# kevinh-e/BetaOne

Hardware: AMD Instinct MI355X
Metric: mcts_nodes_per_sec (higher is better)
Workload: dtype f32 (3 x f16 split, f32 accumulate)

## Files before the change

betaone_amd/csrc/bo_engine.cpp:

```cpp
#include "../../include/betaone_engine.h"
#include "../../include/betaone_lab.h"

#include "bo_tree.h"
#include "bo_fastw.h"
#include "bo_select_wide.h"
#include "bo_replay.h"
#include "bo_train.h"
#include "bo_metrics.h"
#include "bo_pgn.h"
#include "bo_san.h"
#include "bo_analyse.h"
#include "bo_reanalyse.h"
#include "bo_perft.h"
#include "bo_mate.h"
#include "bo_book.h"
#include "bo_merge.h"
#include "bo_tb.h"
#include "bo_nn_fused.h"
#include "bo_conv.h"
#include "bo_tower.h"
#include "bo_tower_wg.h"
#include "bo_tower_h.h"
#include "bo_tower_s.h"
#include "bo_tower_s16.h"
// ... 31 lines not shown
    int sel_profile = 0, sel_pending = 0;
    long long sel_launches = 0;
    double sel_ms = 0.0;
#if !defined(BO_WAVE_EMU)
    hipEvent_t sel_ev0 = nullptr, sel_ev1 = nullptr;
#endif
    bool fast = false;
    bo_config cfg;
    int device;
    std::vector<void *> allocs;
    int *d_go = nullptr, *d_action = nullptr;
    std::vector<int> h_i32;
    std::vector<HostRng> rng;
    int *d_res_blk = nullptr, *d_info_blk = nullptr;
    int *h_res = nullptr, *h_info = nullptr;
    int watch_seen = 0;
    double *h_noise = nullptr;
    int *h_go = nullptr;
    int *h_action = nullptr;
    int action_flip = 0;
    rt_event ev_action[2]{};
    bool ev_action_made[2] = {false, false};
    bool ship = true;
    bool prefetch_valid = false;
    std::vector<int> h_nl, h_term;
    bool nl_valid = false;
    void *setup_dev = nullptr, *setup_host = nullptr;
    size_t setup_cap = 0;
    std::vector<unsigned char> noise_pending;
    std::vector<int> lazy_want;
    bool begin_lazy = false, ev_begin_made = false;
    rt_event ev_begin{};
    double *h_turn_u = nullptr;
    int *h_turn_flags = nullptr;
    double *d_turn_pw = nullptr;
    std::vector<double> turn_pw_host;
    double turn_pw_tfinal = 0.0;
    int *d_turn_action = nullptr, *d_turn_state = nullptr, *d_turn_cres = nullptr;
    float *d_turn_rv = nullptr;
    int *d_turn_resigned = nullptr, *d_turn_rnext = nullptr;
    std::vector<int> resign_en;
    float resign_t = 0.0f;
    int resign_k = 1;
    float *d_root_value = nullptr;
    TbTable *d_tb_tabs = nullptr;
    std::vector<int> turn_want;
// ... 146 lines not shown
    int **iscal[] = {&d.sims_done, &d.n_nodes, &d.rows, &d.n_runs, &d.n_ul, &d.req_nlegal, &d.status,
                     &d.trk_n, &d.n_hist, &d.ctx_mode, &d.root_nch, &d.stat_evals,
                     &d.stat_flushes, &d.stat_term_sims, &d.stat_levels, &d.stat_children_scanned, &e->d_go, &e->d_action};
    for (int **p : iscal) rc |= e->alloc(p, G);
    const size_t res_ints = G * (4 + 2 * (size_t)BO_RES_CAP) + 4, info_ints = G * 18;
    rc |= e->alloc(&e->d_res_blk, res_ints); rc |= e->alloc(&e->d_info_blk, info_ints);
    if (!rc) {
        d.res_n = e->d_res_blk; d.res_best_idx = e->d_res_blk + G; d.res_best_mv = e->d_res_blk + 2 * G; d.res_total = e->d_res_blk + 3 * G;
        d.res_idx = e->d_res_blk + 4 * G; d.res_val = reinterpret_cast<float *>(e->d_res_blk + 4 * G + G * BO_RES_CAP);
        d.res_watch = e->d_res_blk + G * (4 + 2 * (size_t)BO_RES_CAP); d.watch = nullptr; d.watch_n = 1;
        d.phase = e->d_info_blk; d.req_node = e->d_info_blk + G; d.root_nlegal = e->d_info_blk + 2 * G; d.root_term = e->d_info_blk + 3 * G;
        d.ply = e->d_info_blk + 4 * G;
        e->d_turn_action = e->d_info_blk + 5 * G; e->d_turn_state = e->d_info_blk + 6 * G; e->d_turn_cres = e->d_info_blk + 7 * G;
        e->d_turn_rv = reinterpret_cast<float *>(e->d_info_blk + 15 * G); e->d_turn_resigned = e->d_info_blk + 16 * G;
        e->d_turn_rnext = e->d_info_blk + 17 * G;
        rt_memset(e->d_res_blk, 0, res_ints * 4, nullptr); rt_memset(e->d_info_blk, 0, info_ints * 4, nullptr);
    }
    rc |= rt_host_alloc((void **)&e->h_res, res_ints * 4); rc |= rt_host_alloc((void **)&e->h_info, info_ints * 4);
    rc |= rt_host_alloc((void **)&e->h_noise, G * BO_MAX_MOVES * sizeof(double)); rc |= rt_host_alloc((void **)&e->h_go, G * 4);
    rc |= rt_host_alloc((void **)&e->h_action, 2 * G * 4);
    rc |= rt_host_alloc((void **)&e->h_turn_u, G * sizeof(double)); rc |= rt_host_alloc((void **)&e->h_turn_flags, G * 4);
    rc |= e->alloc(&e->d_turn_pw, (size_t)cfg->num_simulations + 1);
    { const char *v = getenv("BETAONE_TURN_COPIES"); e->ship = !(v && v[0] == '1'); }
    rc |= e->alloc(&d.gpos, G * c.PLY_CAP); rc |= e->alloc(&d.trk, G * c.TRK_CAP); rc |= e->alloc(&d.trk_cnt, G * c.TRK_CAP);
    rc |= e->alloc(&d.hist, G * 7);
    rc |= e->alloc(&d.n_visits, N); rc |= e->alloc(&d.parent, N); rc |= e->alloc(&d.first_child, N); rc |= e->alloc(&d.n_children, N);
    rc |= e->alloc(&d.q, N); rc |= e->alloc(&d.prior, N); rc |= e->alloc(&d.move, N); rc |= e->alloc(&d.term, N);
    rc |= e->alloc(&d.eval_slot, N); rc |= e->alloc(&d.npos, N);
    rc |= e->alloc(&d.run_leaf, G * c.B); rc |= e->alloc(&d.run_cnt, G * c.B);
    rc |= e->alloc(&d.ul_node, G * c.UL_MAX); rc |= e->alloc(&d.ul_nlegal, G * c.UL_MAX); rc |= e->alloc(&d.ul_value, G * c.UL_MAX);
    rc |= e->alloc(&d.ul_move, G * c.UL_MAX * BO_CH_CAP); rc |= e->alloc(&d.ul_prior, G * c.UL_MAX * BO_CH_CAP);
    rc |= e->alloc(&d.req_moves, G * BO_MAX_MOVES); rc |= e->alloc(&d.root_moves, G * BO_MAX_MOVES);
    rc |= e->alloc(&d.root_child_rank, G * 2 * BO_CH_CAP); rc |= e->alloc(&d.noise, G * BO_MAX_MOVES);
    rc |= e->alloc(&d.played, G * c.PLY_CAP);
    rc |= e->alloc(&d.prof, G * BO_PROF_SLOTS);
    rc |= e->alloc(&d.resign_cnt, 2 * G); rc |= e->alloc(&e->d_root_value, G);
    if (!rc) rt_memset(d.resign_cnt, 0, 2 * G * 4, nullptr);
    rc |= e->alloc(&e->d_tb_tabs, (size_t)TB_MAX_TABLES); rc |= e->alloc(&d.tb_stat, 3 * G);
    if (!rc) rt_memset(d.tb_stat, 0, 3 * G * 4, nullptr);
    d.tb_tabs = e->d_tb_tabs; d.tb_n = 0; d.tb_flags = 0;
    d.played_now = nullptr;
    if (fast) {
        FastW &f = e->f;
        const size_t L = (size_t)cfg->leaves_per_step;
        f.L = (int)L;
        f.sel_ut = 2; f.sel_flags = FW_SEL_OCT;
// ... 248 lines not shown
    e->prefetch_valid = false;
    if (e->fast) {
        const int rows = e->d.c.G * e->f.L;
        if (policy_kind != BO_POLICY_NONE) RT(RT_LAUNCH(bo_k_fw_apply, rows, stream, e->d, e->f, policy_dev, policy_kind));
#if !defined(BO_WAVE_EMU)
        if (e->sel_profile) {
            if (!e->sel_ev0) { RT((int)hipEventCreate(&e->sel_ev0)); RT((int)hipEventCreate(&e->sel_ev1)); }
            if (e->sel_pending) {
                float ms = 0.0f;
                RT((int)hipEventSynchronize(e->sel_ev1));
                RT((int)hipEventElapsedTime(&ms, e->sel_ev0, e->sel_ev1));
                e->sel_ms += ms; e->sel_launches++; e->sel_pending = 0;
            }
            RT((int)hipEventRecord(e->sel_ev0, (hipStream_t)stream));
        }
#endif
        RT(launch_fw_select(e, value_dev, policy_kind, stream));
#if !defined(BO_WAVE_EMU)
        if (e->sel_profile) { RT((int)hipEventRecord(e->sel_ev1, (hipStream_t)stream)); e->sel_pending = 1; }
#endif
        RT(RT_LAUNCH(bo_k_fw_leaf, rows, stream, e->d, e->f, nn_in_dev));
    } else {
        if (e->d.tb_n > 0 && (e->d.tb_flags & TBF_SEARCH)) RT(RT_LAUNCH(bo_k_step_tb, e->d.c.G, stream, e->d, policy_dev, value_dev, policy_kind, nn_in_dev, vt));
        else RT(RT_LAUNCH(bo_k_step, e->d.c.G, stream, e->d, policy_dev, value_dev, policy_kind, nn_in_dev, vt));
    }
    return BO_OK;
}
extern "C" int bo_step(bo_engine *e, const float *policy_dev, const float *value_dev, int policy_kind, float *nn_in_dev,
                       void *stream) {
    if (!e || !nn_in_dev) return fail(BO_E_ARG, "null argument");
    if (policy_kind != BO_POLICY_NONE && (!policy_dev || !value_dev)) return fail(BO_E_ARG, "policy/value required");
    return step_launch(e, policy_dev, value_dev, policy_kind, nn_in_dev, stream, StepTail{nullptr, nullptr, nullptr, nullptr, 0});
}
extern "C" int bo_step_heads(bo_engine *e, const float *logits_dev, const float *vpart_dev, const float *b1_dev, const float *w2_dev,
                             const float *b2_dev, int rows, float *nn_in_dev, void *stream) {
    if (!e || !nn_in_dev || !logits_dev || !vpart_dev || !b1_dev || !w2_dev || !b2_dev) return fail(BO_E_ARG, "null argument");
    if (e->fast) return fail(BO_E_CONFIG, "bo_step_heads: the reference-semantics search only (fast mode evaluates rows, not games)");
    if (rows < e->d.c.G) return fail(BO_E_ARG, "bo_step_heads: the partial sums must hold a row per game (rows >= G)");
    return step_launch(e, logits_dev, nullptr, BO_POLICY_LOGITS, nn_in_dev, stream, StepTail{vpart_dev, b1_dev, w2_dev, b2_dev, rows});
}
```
---
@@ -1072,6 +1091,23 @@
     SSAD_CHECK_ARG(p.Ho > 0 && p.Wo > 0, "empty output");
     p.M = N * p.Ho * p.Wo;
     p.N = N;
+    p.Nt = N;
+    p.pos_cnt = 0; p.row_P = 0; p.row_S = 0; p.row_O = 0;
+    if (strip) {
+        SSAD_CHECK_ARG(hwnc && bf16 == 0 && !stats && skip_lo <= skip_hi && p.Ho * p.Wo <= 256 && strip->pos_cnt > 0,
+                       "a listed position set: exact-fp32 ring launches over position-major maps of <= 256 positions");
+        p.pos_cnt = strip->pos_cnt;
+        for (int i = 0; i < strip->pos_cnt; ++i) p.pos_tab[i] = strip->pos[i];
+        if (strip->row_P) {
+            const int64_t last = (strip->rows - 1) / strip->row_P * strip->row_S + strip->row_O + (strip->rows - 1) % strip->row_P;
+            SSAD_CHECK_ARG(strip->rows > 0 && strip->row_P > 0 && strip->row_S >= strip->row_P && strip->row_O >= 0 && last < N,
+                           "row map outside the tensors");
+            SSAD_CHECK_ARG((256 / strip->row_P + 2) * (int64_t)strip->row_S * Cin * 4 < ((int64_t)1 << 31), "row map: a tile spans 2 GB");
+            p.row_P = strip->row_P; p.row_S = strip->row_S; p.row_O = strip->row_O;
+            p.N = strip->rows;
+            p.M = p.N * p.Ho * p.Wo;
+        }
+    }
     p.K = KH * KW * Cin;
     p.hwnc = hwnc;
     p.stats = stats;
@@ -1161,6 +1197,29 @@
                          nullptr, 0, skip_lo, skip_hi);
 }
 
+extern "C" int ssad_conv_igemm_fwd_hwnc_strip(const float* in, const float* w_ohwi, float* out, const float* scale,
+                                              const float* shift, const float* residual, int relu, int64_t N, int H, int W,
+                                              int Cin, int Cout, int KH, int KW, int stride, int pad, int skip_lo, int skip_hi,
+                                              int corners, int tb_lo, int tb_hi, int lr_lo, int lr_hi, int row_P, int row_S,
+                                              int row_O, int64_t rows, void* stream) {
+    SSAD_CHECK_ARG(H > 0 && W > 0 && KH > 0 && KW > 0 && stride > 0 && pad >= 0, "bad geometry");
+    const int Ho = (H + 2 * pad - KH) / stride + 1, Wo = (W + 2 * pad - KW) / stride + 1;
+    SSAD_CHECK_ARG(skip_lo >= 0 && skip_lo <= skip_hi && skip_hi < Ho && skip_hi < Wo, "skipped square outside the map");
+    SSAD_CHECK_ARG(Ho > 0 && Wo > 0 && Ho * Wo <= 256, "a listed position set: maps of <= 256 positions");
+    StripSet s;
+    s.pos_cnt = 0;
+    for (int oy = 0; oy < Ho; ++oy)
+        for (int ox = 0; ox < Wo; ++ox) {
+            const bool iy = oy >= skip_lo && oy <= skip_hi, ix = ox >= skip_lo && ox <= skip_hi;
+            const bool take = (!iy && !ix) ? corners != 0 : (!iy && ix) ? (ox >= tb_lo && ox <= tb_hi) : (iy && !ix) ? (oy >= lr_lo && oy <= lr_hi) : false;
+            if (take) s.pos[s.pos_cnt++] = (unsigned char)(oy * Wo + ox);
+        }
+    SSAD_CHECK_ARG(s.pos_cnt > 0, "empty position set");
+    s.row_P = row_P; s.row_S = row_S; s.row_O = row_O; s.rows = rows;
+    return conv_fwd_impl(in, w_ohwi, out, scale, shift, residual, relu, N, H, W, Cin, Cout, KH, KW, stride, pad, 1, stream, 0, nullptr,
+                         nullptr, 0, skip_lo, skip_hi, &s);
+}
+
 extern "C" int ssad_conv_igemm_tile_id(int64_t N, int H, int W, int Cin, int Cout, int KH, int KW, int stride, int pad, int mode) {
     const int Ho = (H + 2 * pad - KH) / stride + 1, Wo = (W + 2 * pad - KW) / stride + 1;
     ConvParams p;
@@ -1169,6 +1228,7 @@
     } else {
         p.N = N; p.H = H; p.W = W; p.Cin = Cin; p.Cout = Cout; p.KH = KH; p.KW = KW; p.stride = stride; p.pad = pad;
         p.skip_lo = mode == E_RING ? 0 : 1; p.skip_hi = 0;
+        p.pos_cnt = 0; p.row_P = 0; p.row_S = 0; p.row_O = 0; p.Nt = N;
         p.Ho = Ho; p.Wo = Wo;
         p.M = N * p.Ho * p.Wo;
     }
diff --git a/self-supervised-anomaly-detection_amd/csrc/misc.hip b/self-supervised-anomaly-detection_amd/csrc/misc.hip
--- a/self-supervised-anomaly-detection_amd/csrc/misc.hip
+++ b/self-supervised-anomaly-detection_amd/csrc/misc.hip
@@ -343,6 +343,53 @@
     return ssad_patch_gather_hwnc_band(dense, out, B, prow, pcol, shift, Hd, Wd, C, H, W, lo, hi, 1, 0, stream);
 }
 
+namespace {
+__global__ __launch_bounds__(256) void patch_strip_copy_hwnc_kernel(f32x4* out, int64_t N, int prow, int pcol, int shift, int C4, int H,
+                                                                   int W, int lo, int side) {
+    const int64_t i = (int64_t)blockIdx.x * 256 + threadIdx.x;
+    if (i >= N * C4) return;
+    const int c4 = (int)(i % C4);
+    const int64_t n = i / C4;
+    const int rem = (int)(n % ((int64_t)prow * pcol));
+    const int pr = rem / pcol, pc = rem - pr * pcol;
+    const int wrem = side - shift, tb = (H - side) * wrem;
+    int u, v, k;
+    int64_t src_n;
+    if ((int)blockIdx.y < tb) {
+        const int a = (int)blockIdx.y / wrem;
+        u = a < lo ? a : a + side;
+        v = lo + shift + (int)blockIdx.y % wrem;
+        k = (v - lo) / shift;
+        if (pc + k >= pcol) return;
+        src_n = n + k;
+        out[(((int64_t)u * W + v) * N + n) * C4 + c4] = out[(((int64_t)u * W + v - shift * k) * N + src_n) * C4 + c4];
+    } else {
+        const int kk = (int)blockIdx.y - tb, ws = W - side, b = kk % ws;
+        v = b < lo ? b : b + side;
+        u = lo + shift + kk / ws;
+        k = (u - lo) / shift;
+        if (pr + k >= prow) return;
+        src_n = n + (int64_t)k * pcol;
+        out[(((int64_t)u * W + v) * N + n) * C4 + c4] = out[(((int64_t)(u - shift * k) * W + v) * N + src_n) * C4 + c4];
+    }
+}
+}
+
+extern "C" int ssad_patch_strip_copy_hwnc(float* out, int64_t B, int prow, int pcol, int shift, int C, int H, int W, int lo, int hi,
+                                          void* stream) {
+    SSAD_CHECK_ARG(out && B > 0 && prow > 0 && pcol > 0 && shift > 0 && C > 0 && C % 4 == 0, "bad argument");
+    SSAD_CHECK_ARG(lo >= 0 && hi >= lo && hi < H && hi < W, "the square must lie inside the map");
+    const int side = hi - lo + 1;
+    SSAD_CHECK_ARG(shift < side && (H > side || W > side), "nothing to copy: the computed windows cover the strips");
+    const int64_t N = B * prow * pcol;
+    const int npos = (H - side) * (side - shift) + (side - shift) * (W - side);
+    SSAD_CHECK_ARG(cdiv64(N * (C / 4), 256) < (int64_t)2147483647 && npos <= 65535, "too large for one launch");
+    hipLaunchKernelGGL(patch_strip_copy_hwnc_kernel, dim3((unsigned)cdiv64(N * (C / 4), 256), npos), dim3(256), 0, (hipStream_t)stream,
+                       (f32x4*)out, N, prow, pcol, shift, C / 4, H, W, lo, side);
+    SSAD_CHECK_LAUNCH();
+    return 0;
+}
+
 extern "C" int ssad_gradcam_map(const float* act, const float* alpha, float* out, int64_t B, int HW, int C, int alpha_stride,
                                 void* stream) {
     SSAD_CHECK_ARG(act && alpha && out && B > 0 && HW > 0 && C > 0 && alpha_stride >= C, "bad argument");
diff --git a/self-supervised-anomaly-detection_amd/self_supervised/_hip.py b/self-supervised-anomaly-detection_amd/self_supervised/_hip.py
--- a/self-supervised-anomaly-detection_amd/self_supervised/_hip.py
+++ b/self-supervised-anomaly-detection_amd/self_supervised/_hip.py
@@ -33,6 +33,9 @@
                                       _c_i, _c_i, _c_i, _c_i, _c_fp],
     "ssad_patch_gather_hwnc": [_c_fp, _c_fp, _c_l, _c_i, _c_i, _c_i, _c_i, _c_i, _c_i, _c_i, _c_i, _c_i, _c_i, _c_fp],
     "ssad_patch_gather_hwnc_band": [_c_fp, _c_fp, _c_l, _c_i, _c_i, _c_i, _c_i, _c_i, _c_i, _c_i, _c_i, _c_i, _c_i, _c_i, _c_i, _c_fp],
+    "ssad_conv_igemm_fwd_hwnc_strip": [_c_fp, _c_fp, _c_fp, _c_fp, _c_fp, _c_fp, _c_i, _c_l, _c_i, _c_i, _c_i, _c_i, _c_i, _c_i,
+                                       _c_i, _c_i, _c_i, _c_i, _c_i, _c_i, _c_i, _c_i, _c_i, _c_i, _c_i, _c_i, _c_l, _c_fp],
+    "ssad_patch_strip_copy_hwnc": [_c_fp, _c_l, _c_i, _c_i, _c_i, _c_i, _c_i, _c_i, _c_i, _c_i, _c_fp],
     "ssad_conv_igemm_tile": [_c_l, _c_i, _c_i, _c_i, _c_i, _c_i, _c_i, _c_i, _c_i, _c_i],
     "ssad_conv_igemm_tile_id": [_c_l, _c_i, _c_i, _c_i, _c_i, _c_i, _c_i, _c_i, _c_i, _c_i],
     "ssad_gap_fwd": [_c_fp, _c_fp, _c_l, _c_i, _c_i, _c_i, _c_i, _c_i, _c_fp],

**ACTION ITEM:**
Out of the records above, pull the lines that include the word "iscal".

**COMPLETED EXERCISE:**
    int **iscal[] = {&d.sims_done, &d.n_nodes, &d.rows, &d.n_runs, &d.n_ul, &d.req_nlegal, &d.status,
    for (int **p : iscal) rc |= e->alloc(p, G);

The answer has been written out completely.